One of the things I love about Haskell is its readability. This gets the arguments that I pass to my program, determines if there are enough, then uses those names as file paths to read entries (there is no error checking; that’s something I need to learn how to do if I want to do any real programming). It then sorts those entries, and then processes them.

Here are the bodies of my other functions:

parseEntry str = case words str of [s,d] -> (s, read d :: Double)

getEntries fname = do
    contents <- readFile fname
    let entries = map parseEntry $ tail (lines contents)
    return entries

sortEntries = sortBy (compare `on` fst)

processEntries _ [] = return ()
processEntries [] _ = return ()

processEntries (f:fs) (s:ss) 
    | fst f > fst s = do
        putStrLn ("Missing entry in first file at " ++ fst s)
        processEntries (f:fs) ss
    | fst f < fst s = do
        putStrLn ("Missing entry in second file at " ++ fst f)
        processEntries fs (s:ss)
    | snd f /= snd s = do
        putStrLn ("Discrepancy of " ++ show (abs (snd f - snd s)) ++ " at " ++ fst f)
        processEntries fs ss
    | otherwise = processEntries fs ss

The first function, parseEntry, accepts a string and returns a tuple containing a String and a Double.

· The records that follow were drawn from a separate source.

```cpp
template <int LOG2N>
__global__ __launch_bounds__((1 << LOG2N) / 32) void rank_columns_kernel(RankArgs a) {
    constexpr int N = 1 << LOG2N, THREADS = N / 32;
    extern __shared__ uint4 rank_lds[];
    unsigned* s = reinterpret_cast<unsigned*>(rank_lds);
    const int64_t col = blockIdx.x;
    const int tid = threadIdx.x;
    float* column = a.Vs + col * a.vs_pitch;
    const __amdgpu_buffer_rsrc_t v_rsrc = __builtin_amdgcn_make_buffer_rsrc(column, 0, (int)(a.T * 4), 0x00020000);
    unsigned k[32];
#pragma unroll
    for (int j = 0; j < 8; ++j) {
        const int t = 4 * tid + 4 * THREADS * j;
        const uint4 v = __builtin_bit_cast(uint4, __builtin_amdgcn_raw_buffer_load_b128(v_rsrc, t * 4, 0, 0));
        k[4 * j] = t < a.T ? v.x : 0x7f800000u;
        k[4 * j + 1] = t + 1 < a.T ? v.y : 0x7f800000u;
        k[4 * j + 2] = t + 2 < a.T ? v.z : 0x7f800000u;
        k[4 * j + 3] = t + 3 < a.T ? v.w : 0x7f800000u;
    }
#pragma unroll
    for (int p = 1; p <= 5; ++p) {
#pragma unroll
        for (int i2 = 0; i2 < 32; ++i2)
            if (!(i2 & (1 << (p - 1)))) cex(k[i2], k[i2 ^ ((1 << p) - 1)]);
#pragma unroll
        for (int q = p - 2; q >= 0; --q) {
#pragma unroll
            for (int i2 = 0; i2 < 32; ++i2)
                if (!(i2 & (1 << q))) cex(k[i2], k[i2 | (1 << q)]);
        }
    }
    store_run(s, tid, k);
    Phases<LOG2N, 6>::run(s, tid, k);
    unsigned orig[32], pos[32];
#pragma unroll
    for (int j = 0; j < 8; ++j) {
        const int t = 4 * tid + 4 * THREADS * j;
        const uint4 v = __builtin_bit_cast(uint4, __builtin_amdgcn_raw_buffer_load_b128(v_rsrc, t * 4, 0, 0));
        orig[4 * j] = v.x; orig[4 * j + 1] = v.y; orig[4 * j + 2] = v.z; orig[4 * j + 3] = v.w;
    }
    constexpr int R = rank_leaf_bits(LOG2N), kTreeLevels = LOG2N - R, kNodes = N >> R;
    unsigned* tree = s + (N + N / 8);
    __syncthreads();
#pragma unroll
    for (int n = tid; n < kNodes; n += THREADS)
        if (n > 0) {
            const int l = 31 - __clz(n), j = n - (1 << l);
            tree[n] = s[phys((((2 * j + 1) << (LOG2N - 1 - l))) - 1)];
        }
    __syncthreads();
    {
#pragma unroll
        for (int e = 0; e < 32; ++e) pos[e] = 1;
#pragma unroll 1
        for (int l = 0; l < kTreeLevels; ++l) {
#pragma unroll
            for (int e = 0; e < 32; ++e) {
                const unsigned probe = tree[pos[e]];
                pos[e] = 2 * pos[e] + (probe < orig[e] ? 1 : 0);
            }
        }
#pragma unroll
        for (int e = 0; e < 32; ++e) {
            const int g = pos[e] - kNodes;
            pos[e] = (g << R) + ((g >> (5 - R)) << 2) + (1 << (R - 1)) - 1;
        }
#pragma unroll
        for (int m = R - 1; m >= 0; --m) {
            const int step = 1 << m, d = m > 0 ? -((step >> 1) + 0) : 0;
#pragma unroll
            for (int e = 0; e < 32; ++e) {
                const unsigned probe = s[pos[e]];
                pos[e] += (probe < orig[e] ? step : 0) + d;
            }
        }
    }
#pragma unroll
    for (int e = 0; e < 32; ++e) pos[e] -= 4 * (pos[e] / 36);
    const __amdgpu_buffer_rsrc_t c_rsrc = __builtin_amdgcn_make_buffer_rsrc(a.codes + col * a.vs_pitch, 0, (int)(round_up(a.T, 4) * 2), 0x00020000);
#pragma unroll
    for (int j = 0; j < 8; ++j) {
        const int t = 4 * tid + 4 * THREADS * j;
        const unsigned lo = (kRankCodeBase + pos[4 * j]) | ((kRankCodeBase + pos[4 * j + 1]) << 16);
        const unsigned hi = (kRankCodeBase + pos[4 * j + 2]) | ((kRankCodeBase + pos[4 * j + 3]) << 16);
        __builtin_amdgcn_raw_buffer_store_b64(__builtin_bit_cast(__attribute__((__vector_size__(2 * sizeof(unsigned)))) unsigned, make_uint2(lo, hi)),
                                              c_rsrc, t * 2, 0, 0);
    }
    __syncthreads();
#pragma unroll
    for (int j = 0; j < 8; ++j) {
        const int t = 4 * tid + 4 * THREADS * j;
        if (t < a.vs_pitch) *reinterpret_cast<uint4*>(column + t) = *reinterpret_cast<const uint4*>(s + phys(t));
    }
}

__global__ void fill_rank_pad_rows_kernel(unsigned short* R, int64_t r_chan_stride, int64_t pad_row, int FS) {
    const int c = blockIdx.y;
    const int k = blockIdx.x * blockDim.x + threadIdx.x;
    if (k >= 2 * FS) return;
    R[c * r_chan_stride + pad_row * FS + k] = (k < FS) ? (unsigned short)0 : (unsigned short)0x7C00;
}

hipError_t launch_fill_rank_pad_rows(unsigned short* R, int64_t r_chan_stride, int32_t n_channels, int64_t pad_row,
                                     int32_t FS, hipStream_t s) {
    hipLaunchKernelGGL(fill_rank_pad_rows_kernel, dim3((unsigned)ceil_div(2 * FS, 256), (unsigned)n_channels), dim3(256), 0, s,
                       R, r_chan_stride, pad_row, FS);
    return hipGetLastError();
}

bool rank_columns_supported(int64_t T) { return T > kRankMinFrames && T <= kRankMaxFrames; }

template <int LOG2N>
static hipError_t launch_rank_n(const RankArgs& a, hipStream_t s, RankStepHook hook, void* user) {
    constexpr int N = 1 << LOG2N;
    constexpr int lds = (N + N / 8) * 4 + (N >> rank_leaf_bits(LOG2N)) * 4;
    hipError_t e = ensure_dynamic_lds(reinterpret_cast<const void*>(&rank_columns_kernel<LOG2N>), lds);
    if (e != hipSuccess) return e;
    const int64_t cols = (int64_t)a.n_channels * a.n_cols;
    hipLaunchKernelGGL(columns_from_rows_kernel, dim3((unsigned)ceil_div(a.vs_pitch, kColumnTileFrames), (unsigned)(a.n_cols / 64), (unsigned)a.n_channels),
                       dim3(256), 0, s, a);
    if (hook) hook(user, 0);
    hipLaunchKernelGGL(rank_columns_kernel<LOG2N>, dim3((unsigned)cols), dim3(N / 32), lds, s, a);
    if (hook) hook(user, 1);
    if (a.P) {
        constexpr int plane_lds_bytes = 1024 * (kPlaneFrames + 2) * 2;
        e = ensure_dynamic_lds(reinterpret_cast<const void*>(&code_planes_from_columns_kernel), plane_lds_bytes);
        if (e != hipSuccess) return e;
        hipLaunchKernelGGL(code_planes_from_columns_kernel, dim3((unsigned)ceil_div(a.T, kPlaneFrames), 2), dim3(1024), plane_lds_bytes, s, a);
        if (hook) hook(user, 2);
        return hipGetLastError();
    }
    hipLaunchKernelGGL(rows_from_code_columns_kernel, dim3((unsigned)ceil_div(a.vs_pitch, 128), (unsigned)(a.n_cols / 128), (unsigned)a.n_channels),
                       dim3(256), 0, s, a);
    if (hook) hook(user, 3);
    return hipGetLastError();
}

hipError_t launch_rank_columns(const RankArgs& a0, hipStream_t s, RankStepHook hook, void* user) {
    if (!rank_columns_supported(a0.T) || a0.n_cols <= 0 || (a0.n_cols & 127) || (a0.vs_pitch & 31) || (a0.FS & 1)) return hipErrorInvalidValue;
    if (a0.P && (a0.R || a0.n_planes != code_planes_for(a0.T) || a0.n_planes > 15 || a0.n_channels * (a0.n_cols >> 6) > 32)) return hipErrorInvalidValue;
    if (!a0.P && !a0.R) return hipErrorInvalidValue;
    RankArgs a = a0;
    if (a.T <= 2048) return launch_rank_n<11>(a, s, hook, user);
    if (a.T <= 4096) return launch_rank_n<12>(a, s, hook, user);
    if (a.T <= 8192) return launch_rank_n<13>(a, s, hook, user);
    if (a.T <= 16384) return launch_rank_n<14>(a, s, hook, user);
    return launch_rank_n<15>(a, s, hook, user);
}

}
```

### repet-python_amd/csrc/common.h

```cpp
#pragma once
#include <hip/hip_runtime.h>
#include <stdint.h>
#include "../../include/repet_hip.h"
#include <vector>

namespace repet {

constexpr int kWave = 64;
constexpr int kFreqAlign = 32;
constexpr int kTile = 128;
constexpr float kMaskEps = 2.220446049250313e-16f;

__host__ __device__ inline int64_t round_up(int64_t x, int64_t m) { return (x + m - 1) / m * m; }
__host__ __device__ inline int64_t ceil_div(int64_t x, int64_t m) { return (x + m - 1) / m; }

hipError_t ensure_dynamic_lds(const void* kernel, int bytes);


struct StftArgs {
    const float* audio; int64_t n_samples; int32_t n_channels;
    int64_t sample_offset;
    const float* window; const float2* twiddle;
    int32_t W, H; int64_t T; int32_t FS; int32_t centred;
    float2* X; float* V; int64_t chan_stride;
// ... 163 lines not shown
hipError_t launch_unit_rows_f64(const struct ExactSource& src, const PeakRefine* refine, hipStream_t s);
size_t local_maxima_scratch_bytes(int64_t n_rows, int32_t n_cols, int32_t d);

struct ExactSource {
    const float* hi; const float* lo; int64_t n_samples; int32_t n_channels; int64_t clip_stride;
    int64_t frame_sample0; int32_t W, H, F, FS;
    const double* window64; const double2* twiddle64;
    double* u64; int64_t u64_clip_stride; unsigned int* u64_gen; int64_t gen_clip_stride;
};
size_t local_maxima_exact_scratch_bytes(int32_t n_cols, int* grid_out = nullptr);
hipError_t launch_local_maxima_exact(const float* M, int64_t row0, int32_t n_cols, int64_t pitch, int32_t mode, float min_value,
                                     int32_t d, int32_t number, int32_t* idx, int32_t idx_pitch, int32_t* count, hipStream_t s,
                                     int64_t shift, const PeakRefine* refine, const PeakBatch* batch, const ExactSource& src,
                                     void* scratch);

__device__ __forceinline__ float soft_mask(float v, float model, int f, int cutoff) {
#ifdef REPET_IEEE_SQRT
    const float m = (fminf(v, model) + kMaskEps) / (v + kMaskEps);
#else
    const float q = fminf((model + kMaskEps) * __builtin_amdgcn_rcpf(v + kMaskEps), 1.0f);
    const float m = (model >= v) ? 1.0f : q;
#endif
    const float mm = (model != model) ? model : m;
    return (f >= 1 && f <= cutoff) ? 1.0f : mm;
}

struct MaskArgs {
    const float* V; int64_t chan_stride; int32_t n_channels; int64_t T; int32_t F, FS;
    float2* X; float* mask; int32_t cutoff;
    float* model; int64_t model_batch_stride, model_chan_stride;
    int64_t pad_row;
    int32_t n_batch; int64_t batch_stride;
    int64_t idx_batch_stride, cnt_batch_stride;
    int64_t frame0;
    int64_t frame_end;
    const unsigned short* R; int64_t r_chan_stride; const float* Vs; int64_t vs_pitch; int32_t n_rank_cols;
    const unsigned* P; int32_t n_planes;
    unsigned* median_codes;
    const int64_t* slot_start; int64_t slot_bias;
};
constexpr int kPadRows = 8;
constexpr int kMinIdxPitch = 128;
hipError_t launch_fill_pad_rows(float* V, int64_t chan_stride, int32_t n_channels, int64_t pad_row, int32_t FS,
                                hipStream_t s, float* Z = nullptr, int64_t z_stride = 0, int64_t z_count = 0, int32_t n_z = 0,
                                unsigned int* stats = nullptr, float* Z2 = nullptr);
hipError_t launch_mask_sim(const MaskArgs& m, const int32_t* idx, int32_t idx_pitch, const int32_t* count,
                           int64_t first_frame, int32_t max_count, hipStream_t s, int parts = 3, bool lookups_by_caller = false);
int median_network_instructions(int max_n, int* net_size);
int code_planes_for(int64_t T);
bool mask_sim_bits_supported(int64_t T, int32_t n_channels, int32_t n_cols, int32_t max_count);
int mask_sim_bits_instructions(int32_t max_count, int32_t n_planes);
hipError_t launch_mask_sim_bits(const MaskArgs& m, const int32_t* idx, int32_t idx_pitch, const int32_t* count, int32_t max_count,
                                unsigned n_launch, hipStream_t s);
hipError_t launch_mask_from_codes(const MaskArgs& m, const int32_t* count, hipStream_t s);
hipError_t launch_mask_adaptive(const MaskArgs& m, const int32_t* periods, int32_t order, hipStream_t s);
hipError_t launch_mask_period(const MaskArgs& m, const int32_t* period_dev, int32_t period_host,
                              int32_t min_period, hipStream_t s);

constexpr int kRankCodeBase = 0x0400;
constexpr int kRankMinFrames = 1024;
constexpr int kRankMaxFrames = 30720;
struct RankArgs {
    const float* V; int64_t chan_stride; int32_t n_channels; int64_t T; int32_t FS;
    int32_t n_cols;
    unsigned short* R; int64_t r_chan_stride;
    float* Vs; int64_t vs_pitch;
    unsigned short* codes;
    unsigned* P; int32_t n_planes;
};
bool rank_columns_supported(int64_t T);
std::vector<int> host_cpus_near_device(int dev);
typedef void (*RankStepHook)(void* user, int step);
hipError_t launch_rank_columns(const RankArgs& a, hipStream_t s, RankStepHook hook = nullptr, void* user = nullptr);
hipError_t launch_fill_rank_pad_rows(unsigned short* R, int64_t r_chan_stride, int32_t n_channels, int64_t pad_row,
                                     int32_t FS, hipStream_t s);

struct StagingRing {
    static constexpr int kSlots = 6;
    static constexpr size_t kSlotElems = (size_t)1 << 20;
    float* base = nullptr;
    float* base_lo = nullptr;
    float* lo_full = nullptr; size_t lo_full_elems = 0; hipEvent_t hi_done = nullptr, lo_done = nullptr; bool lo_in_flight = false;
    hipEvent_t event[kSlots] = {};
    bool busy[kSlots] = {};
    hipError_t ensure();
    hipError_t ensure_lo();
    hipError_t ensure_lo_full(size_t elems);
    void release();
    ~StagingRing();
};
hipError_t staged_upload(StagingRing& ring, const void* src, int dtype, float* dst, size_t count, hipStream_t s,
                         float* dst_lo = nullptr, bool* any_lo = nullptr, hipStream_t s_lo = nullptr, bool* not_finite = nullptr);
hipError_t staged_download(StagingRing& ring, const float* src, double* dst, size_t count, hipStream_t s);
hipError_t staged_upload_bytes(StagingRing& ring, const void* src, void* dst, size_t n_bytes, hipStream_t s);
const char* wav_parse(const void* file, int64_t n_bytes, ::repet_wav_info* info);
int wav_itemsize(const ::repet_wav_info& w);
hipError_t launch_decode_pcm(const void* raw, int format, int width, float* dst, int64_t n, hipStream_t s);
int64_t wav_float_header(unsigned char* out, int sampling_frequency, int n_channels, int64_t n_samples, int item_bytes);
void* host_alloc(size_t bytes);
void host_free(void* ptr);

hipError_t launch_convert_in(const void* src, int dtype, float* dst, int64_t count, hipStream_t s, float* dst_lo = nullptr);
hipError_t launch_convert_out(const float* src, double* dst, int64_t count, hipStream_t s);
hipError_t launch_foreground(const float* audio, const float* background, double* dst, int64_t count, hipStream_t s);
hipError_t launch_foreground_f32(const float* audio, const float* background, float* dst, int64_t count, hipStream_t s);
hipError_t launch_channel_mean(const float* audio, const float* background, int which, int n_channels, float* dst,
                               int64_t n_samples, hipStream_t s);
// ... 5 lines not shown
```

### repet-python_amd/csrc/engine_sim.hip

```cpp
#include "engine.h"

using namespace repet;
using namespace repet_eng;

namespace repet_eng {

float peak_refine_delta(int FS, bool f16_gram) {
    return (f16_gram ? 2.0f : 4.0f) * sqrtf((float)FS) * 5.9604645e-8f;
}

double peak_exact_delta2() {
    static const double v = [] { const char* off = getenv("REPET_PEAK_EXACT"); return (off && off[0] == '0') ? 0.0 : 2.5e-7; }();
    return v;
}

int ensure_stamps(repet_ctx* c, DevBuf& buf, size_t count) {
    if (buf.cap >= count * sizeof(unsigned int)) return REPET_OK;
    HIP_TRY(hipStreamSynchronize(c->stream));
    HIP_TRY(buf.ensure(count * sizeof(unsigned int)));
    HIP_TRY(hipMemsetAsync(buf.p, 0, buf.cap, c->stream));
    return REPET_OK;
}
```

It parses the raw string and converts it into a pair that contains the date and the temperature on that date. GetEntries is a helper function that accepts a filename and returns a list of parsed entries. Sort entries does exactly what it says on the tin: it sorts the date.

The final one, process entries, is probably the most complex function in the program. Even it is simple: given two lists of (String, Double) tuples, it processes them and determines if any entries are missing from either file. This is almost inherently a procedural process, and my C implementation used loops to accomplish this.

Instead, I used recursion, following a pattern that I’ve seen in a few other Haskell programs: splitting the list into its first element and its tail. This way, if I realize that I need to process the first element again (which happens, in this case, when a file is missing an entry), I can simply join it back to the list with either (f:fs) or (s:ss). Despite my initial hesitation about implementing this process recursively, I find that the new version is extremely readable.

The two patterns that I include are the base cases, which stop recursion if either of the lists are completely emptied. While this could possibly cause problems if there is a missing entry at the end of the file, for simplicity the assignment did not include that particular edge case.

Full Code

Here’s the entire source of my program:

import Data.Function
import Data.List

import System.Environment
import System.IO

parseEntry :: String -> (String, Double)
getEntries :: String -> IO [(String, Double)]
sortEntries :: [(String, Double)] -> [(String, Double)]
processEntries :: [(String, Double)] -> [(String, Double)] -> IO ()

main = do
    args <- getArgs
    if length args < 2 then
        putStrLn "Usage: weather <file1> <file2>"
    else do
        e1 <- getEntries (head args)
        e2 <- getEntries (args !! 1)
        processEntries (sortEntries e1) (sortEntries e2)

parseEntry str = case words str of [s,d] -> (s, read d :: Double)

getEntries fname = do
    contents <- readFile fname
    let entries = map parseEntry $ tail (lines contents)
    return entries

sortEntries = sortBy (compare `on` fst)

processEntries _ [] = return ()
processEntries [] _ = return ()

processEntries (f:fs) (s:ss) 
    | fst f > fst s = do
        putStrLn ("Missing entry in first file at " ++ fst s)
        processEntries (f:fs) ss
    | fst f < fst s = do
        putStrLn ("Missing entry in second file at " ++ fst f)
        processEntries fs (s:ss)
    | snd f /= snd s = do
        putStrLn ("Discrepancy of " ++ show (abs (snd f - snd s)) ++ " at " ++ fst f)
        processEntries fs ss
    | otherwise = processEntries fs ss

I’m sure that any Haskell purist would reel back in horror upon encountering this code, but dammit, I worked hard on this. It’s significantly shorter than my original C implementation (which clocks in at 140 lines of code, including comments and whitespace).

Overall, I’m impressed by Haskell’s terseness balanced with good readability. I look forward to actually finding an application for this.